» **Task details**
Each line holding the word "pointer" must appear in the answer, copied from the entries.

Stored items
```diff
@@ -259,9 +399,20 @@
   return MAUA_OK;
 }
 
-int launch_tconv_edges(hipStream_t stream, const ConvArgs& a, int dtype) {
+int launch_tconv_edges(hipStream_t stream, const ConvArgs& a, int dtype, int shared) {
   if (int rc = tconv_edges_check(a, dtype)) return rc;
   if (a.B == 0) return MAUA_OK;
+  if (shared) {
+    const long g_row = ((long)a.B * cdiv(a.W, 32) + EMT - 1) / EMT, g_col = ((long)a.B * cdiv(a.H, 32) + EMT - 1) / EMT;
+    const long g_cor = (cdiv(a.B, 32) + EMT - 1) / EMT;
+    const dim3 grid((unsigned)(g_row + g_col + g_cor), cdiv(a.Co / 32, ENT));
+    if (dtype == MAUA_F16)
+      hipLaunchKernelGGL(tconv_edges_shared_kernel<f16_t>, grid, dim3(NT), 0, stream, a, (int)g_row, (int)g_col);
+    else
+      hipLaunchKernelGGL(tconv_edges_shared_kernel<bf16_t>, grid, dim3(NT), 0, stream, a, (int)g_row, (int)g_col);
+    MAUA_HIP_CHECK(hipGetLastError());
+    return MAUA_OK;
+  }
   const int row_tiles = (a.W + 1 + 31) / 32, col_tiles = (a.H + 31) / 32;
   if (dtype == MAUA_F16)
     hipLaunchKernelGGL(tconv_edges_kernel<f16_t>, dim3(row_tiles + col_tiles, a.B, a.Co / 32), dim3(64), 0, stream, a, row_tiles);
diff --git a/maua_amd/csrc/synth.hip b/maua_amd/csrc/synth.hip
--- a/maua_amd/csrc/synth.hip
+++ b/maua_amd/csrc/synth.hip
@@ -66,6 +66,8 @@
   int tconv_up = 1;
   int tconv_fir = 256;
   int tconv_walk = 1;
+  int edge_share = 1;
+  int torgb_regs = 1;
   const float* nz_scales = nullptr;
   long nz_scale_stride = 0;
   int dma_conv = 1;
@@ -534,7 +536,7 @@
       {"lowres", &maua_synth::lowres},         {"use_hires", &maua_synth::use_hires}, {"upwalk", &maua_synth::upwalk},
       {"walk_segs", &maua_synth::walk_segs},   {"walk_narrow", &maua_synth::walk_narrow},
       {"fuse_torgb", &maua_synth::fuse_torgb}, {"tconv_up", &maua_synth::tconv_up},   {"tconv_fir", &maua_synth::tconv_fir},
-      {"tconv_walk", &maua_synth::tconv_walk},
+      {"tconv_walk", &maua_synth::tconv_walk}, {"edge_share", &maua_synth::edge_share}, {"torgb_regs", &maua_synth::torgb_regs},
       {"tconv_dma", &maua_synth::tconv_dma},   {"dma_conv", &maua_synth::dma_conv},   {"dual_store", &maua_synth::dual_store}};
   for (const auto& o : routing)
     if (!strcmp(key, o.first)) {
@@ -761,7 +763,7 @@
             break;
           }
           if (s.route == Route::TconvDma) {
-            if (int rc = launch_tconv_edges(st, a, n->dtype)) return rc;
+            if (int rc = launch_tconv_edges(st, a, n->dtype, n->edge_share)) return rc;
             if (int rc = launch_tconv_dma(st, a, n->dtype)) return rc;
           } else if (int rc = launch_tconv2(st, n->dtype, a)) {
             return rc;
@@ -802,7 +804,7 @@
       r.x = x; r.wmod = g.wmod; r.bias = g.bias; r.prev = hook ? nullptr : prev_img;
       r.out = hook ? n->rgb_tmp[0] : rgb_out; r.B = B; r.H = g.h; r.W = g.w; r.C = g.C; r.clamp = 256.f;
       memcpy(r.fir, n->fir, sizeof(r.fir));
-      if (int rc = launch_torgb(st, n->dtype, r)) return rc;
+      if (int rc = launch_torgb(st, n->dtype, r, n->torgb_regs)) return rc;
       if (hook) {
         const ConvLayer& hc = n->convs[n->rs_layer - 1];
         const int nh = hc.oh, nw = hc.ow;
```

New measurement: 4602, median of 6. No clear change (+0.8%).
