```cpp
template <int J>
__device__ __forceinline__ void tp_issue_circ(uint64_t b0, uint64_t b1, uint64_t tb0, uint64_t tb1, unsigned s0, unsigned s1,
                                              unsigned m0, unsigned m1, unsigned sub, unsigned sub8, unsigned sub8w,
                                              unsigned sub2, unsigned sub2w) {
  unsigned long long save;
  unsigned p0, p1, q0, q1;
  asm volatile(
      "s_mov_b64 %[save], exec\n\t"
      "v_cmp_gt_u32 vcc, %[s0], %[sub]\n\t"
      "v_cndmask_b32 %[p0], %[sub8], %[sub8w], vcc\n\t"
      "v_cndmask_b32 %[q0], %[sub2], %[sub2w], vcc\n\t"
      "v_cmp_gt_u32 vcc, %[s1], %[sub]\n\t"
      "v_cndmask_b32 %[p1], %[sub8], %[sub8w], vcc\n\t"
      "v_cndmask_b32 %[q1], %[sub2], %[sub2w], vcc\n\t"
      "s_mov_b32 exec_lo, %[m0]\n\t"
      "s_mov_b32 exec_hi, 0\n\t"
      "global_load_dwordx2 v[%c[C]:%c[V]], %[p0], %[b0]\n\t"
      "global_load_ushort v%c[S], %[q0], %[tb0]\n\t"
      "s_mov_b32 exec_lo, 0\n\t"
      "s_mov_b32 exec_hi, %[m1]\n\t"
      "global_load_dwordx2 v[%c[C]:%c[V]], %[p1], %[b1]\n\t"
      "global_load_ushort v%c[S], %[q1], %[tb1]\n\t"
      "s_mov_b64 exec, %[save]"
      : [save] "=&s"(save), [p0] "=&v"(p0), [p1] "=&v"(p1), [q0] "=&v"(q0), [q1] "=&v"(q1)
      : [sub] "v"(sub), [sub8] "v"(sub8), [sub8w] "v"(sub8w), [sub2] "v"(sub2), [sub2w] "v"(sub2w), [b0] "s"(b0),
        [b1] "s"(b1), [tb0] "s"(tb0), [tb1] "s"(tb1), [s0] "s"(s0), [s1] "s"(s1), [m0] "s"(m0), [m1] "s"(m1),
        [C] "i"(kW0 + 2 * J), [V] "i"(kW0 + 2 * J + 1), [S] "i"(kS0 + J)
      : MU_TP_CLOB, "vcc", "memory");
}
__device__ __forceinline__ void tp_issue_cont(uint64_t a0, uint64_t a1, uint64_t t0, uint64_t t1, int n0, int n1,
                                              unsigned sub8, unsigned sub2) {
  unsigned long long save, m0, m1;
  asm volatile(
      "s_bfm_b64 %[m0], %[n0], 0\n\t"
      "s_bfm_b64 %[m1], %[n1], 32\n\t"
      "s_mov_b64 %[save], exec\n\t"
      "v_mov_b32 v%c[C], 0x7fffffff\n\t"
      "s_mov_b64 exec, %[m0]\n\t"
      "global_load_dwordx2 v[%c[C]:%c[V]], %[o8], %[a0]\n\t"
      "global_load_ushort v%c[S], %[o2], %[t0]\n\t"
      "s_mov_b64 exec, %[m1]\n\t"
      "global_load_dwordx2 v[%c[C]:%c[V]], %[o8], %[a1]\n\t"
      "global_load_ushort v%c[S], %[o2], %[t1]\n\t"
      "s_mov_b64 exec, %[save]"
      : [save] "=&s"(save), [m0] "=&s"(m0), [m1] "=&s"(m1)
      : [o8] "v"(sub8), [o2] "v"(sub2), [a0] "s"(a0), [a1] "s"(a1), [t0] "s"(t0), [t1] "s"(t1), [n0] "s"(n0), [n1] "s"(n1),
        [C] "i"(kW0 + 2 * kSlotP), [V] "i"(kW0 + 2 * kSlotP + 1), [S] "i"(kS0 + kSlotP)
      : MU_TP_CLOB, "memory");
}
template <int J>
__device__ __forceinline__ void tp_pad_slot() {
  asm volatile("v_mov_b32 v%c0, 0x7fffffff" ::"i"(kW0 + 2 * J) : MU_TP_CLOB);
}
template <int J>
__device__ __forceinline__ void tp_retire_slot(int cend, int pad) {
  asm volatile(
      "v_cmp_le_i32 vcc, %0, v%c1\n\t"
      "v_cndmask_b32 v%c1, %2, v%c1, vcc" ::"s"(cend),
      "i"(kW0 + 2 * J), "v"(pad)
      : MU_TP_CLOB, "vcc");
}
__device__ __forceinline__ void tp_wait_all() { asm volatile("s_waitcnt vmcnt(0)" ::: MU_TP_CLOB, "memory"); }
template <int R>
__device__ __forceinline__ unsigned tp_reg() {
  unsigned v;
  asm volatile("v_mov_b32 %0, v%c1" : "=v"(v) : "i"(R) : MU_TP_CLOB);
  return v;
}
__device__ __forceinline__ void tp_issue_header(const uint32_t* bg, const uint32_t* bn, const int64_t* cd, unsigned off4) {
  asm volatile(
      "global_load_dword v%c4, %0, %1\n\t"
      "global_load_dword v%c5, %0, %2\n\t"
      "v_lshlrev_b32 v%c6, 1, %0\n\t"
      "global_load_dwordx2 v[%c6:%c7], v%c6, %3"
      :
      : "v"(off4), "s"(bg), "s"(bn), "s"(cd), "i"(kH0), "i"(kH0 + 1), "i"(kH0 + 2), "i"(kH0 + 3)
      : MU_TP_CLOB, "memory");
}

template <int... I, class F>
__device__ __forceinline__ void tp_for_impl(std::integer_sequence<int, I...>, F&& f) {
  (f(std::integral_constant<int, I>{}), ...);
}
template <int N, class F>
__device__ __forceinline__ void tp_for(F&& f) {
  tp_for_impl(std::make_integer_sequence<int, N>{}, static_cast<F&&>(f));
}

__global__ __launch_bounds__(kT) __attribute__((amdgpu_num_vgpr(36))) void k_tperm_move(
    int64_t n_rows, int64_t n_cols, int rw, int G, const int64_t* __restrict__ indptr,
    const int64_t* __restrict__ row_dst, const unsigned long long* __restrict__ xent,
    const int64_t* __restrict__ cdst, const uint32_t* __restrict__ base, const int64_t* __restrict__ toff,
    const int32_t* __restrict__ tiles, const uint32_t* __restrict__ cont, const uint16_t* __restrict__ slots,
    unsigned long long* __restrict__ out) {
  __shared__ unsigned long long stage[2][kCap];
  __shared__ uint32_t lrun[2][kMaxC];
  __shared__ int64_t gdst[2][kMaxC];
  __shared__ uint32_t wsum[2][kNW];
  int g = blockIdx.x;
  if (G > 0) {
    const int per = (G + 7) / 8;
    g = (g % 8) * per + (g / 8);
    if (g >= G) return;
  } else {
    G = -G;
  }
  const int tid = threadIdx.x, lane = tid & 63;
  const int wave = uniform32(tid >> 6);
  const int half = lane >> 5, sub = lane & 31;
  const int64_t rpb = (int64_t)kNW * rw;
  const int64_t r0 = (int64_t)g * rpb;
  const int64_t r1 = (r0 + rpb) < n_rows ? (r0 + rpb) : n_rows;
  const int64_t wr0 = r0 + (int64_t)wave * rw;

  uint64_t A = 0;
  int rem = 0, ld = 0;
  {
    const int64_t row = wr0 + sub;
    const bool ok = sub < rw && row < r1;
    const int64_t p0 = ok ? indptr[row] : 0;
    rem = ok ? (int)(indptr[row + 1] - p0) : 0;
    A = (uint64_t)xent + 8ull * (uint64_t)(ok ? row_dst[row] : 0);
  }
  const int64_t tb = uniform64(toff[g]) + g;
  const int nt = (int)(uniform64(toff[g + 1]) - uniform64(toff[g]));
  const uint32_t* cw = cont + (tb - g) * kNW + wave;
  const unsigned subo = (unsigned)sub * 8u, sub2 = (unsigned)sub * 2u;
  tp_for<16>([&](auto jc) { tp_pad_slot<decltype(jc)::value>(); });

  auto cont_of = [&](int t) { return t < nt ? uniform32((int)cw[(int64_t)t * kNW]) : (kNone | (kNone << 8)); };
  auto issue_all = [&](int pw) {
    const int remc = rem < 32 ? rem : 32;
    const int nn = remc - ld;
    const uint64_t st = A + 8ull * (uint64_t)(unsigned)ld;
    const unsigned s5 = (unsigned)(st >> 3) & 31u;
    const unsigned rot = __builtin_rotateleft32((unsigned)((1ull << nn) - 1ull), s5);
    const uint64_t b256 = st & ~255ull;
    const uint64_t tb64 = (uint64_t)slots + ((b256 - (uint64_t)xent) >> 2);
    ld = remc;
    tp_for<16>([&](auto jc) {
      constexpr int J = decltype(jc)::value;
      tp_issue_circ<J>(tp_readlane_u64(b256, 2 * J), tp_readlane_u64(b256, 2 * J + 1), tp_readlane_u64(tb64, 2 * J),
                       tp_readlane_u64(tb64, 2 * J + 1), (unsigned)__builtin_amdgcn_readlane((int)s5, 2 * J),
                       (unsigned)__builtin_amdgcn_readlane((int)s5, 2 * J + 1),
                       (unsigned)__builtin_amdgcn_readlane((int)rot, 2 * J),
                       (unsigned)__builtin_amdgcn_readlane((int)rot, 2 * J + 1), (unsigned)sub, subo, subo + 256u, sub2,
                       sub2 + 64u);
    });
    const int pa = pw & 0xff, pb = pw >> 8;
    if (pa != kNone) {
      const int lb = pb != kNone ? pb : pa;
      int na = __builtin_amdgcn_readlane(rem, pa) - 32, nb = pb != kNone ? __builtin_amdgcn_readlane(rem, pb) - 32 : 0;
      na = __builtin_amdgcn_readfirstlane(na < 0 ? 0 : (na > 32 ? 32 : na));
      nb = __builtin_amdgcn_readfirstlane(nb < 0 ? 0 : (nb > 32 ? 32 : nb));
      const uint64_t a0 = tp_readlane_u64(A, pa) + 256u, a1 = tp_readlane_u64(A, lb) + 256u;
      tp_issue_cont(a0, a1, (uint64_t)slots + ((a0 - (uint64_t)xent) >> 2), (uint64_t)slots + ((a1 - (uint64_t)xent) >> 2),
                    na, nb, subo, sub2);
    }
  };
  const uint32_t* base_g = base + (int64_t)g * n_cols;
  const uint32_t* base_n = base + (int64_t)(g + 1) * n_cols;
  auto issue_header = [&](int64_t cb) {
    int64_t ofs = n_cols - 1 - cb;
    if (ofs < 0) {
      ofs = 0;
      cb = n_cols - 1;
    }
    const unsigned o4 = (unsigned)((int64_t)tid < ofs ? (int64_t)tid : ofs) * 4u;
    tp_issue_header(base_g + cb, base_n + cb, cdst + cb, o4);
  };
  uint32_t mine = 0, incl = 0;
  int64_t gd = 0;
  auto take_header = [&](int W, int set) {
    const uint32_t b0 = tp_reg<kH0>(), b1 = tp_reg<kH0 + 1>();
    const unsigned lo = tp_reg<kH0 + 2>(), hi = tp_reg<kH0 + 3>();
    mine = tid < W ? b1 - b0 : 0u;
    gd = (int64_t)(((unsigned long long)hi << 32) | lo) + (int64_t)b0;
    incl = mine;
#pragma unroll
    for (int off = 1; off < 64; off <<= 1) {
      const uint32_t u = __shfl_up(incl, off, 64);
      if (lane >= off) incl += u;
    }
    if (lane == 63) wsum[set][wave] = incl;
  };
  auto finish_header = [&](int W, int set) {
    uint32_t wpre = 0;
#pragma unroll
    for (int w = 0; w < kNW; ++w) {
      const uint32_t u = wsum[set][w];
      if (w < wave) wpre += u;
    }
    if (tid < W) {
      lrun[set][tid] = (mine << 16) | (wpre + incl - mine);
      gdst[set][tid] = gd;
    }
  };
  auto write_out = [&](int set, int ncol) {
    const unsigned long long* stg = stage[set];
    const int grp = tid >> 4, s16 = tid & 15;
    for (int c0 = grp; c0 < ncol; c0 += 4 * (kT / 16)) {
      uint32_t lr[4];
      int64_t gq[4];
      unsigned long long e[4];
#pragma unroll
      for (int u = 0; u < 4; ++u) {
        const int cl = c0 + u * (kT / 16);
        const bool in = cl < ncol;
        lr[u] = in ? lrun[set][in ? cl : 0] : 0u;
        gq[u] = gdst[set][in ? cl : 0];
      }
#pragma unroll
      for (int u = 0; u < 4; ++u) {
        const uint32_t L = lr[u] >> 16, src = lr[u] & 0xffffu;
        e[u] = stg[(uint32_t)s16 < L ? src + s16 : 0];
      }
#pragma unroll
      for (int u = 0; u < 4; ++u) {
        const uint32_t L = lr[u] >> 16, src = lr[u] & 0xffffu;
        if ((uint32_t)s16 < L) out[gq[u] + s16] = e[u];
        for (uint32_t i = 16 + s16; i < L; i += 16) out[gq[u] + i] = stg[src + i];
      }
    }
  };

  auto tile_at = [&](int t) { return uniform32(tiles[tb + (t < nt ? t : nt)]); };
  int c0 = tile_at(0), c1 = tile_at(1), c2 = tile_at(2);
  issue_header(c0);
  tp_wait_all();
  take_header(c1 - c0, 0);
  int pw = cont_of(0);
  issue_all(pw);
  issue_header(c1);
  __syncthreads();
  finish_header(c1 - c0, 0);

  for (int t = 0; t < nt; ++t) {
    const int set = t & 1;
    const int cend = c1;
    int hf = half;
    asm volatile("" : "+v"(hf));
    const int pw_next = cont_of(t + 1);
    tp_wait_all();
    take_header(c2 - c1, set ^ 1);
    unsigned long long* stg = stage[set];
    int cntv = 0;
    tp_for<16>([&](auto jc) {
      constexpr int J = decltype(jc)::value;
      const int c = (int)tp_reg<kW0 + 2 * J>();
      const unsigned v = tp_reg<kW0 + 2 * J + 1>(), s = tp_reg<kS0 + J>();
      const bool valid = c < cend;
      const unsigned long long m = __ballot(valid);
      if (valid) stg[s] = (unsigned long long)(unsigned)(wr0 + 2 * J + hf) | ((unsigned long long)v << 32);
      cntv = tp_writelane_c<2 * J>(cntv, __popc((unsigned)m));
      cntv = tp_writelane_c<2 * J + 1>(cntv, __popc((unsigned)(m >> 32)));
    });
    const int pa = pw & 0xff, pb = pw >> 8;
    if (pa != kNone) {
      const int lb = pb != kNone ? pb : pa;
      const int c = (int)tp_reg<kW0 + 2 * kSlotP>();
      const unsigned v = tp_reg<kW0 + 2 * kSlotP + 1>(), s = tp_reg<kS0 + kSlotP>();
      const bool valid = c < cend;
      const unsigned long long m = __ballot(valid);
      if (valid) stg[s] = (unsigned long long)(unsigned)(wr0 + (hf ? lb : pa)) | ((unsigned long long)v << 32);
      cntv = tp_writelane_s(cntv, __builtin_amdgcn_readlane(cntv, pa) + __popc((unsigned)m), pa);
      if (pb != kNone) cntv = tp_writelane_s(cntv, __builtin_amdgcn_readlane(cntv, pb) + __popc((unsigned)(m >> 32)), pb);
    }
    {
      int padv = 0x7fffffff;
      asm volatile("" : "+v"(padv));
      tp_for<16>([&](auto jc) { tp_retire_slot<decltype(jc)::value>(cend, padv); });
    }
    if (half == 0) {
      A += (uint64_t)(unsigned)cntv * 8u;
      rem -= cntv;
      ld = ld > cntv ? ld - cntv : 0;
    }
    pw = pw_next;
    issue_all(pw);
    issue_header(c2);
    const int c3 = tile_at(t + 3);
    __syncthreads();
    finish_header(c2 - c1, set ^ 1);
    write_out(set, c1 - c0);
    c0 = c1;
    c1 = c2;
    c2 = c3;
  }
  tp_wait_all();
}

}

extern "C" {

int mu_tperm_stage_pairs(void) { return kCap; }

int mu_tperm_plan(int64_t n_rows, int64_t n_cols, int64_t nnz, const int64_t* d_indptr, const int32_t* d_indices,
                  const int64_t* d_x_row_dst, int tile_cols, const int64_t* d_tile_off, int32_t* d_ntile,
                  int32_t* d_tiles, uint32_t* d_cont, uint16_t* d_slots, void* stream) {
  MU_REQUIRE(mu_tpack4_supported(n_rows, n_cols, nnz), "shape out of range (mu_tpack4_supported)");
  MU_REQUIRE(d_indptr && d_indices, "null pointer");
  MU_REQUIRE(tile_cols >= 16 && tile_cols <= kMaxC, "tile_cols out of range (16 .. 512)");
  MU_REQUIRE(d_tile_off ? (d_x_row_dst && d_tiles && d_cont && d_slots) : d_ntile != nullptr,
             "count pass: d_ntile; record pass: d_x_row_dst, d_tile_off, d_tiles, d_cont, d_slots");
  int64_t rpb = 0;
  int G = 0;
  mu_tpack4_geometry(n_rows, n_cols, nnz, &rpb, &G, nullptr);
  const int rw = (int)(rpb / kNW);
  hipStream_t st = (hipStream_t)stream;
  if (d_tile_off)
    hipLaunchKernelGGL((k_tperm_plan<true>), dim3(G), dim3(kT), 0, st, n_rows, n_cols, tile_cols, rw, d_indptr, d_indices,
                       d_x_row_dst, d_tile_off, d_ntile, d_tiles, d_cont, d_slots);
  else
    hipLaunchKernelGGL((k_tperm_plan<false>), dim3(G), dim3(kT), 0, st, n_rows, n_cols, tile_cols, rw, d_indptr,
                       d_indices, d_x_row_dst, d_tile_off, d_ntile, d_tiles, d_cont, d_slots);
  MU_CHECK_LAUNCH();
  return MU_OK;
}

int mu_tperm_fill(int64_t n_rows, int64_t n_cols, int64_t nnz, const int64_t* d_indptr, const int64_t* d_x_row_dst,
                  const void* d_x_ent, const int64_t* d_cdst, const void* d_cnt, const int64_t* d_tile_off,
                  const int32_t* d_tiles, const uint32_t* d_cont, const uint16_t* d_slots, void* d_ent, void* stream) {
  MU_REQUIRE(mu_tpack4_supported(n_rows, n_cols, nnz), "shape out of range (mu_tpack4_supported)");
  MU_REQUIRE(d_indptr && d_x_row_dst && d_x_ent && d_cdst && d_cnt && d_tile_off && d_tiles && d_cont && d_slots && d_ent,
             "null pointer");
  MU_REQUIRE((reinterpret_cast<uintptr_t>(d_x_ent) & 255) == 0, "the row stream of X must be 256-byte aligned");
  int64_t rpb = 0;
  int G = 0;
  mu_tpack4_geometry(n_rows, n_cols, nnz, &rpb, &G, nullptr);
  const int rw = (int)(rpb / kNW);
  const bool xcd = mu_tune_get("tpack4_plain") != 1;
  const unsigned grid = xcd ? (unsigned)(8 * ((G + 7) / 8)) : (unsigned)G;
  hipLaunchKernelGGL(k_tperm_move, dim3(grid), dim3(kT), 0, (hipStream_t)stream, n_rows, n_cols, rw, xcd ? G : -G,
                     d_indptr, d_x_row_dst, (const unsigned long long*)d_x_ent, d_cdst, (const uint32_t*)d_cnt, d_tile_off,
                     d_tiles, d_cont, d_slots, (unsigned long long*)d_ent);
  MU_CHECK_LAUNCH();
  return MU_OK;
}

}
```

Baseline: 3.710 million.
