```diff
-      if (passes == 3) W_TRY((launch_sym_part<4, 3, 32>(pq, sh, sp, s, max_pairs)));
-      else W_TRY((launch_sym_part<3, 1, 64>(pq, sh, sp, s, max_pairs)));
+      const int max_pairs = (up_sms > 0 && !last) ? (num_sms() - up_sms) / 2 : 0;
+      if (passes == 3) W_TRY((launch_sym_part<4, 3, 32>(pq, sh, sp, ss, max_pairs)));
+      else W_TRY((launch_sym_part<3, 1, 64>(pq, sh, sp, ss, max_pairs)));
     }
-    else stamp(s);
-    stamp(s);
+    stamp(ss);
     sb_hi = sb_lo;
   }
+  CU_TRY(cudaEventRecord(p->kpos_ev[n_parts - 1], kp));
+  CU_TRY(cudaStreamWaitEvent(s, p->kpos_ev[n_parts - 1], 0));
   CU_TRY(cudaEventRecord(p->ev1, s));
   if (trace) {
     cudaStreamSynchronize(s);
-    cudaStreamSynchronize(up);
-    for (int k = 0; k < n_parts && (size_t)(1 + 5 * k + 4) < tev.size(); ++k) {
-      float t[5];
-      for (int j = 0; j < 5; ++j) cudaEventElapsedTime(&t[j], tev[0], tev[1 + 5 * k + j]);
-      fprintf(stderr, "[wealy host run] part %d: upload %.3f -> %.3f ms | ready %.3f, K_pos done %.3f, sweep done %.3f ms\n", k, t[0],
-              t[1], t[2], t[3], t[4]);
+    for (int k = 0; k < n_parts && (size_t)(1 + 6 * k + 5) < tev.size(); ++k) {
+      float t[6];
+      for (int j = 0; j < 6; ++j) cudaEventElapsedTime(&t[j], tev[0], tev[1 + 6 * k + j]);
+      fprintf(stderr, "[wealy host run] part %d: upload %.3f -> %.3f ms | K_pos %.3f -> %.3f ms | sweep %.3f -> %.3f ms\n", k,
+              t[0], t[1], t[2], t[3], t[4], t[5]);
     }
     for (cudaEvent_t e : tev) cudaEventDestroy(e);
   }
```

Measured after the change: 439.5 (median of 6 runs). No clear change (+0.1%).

» **Solution to this problem**
  MU_REQUIRE(d_indptr && d_indices, "null pointer");
             "null pointer");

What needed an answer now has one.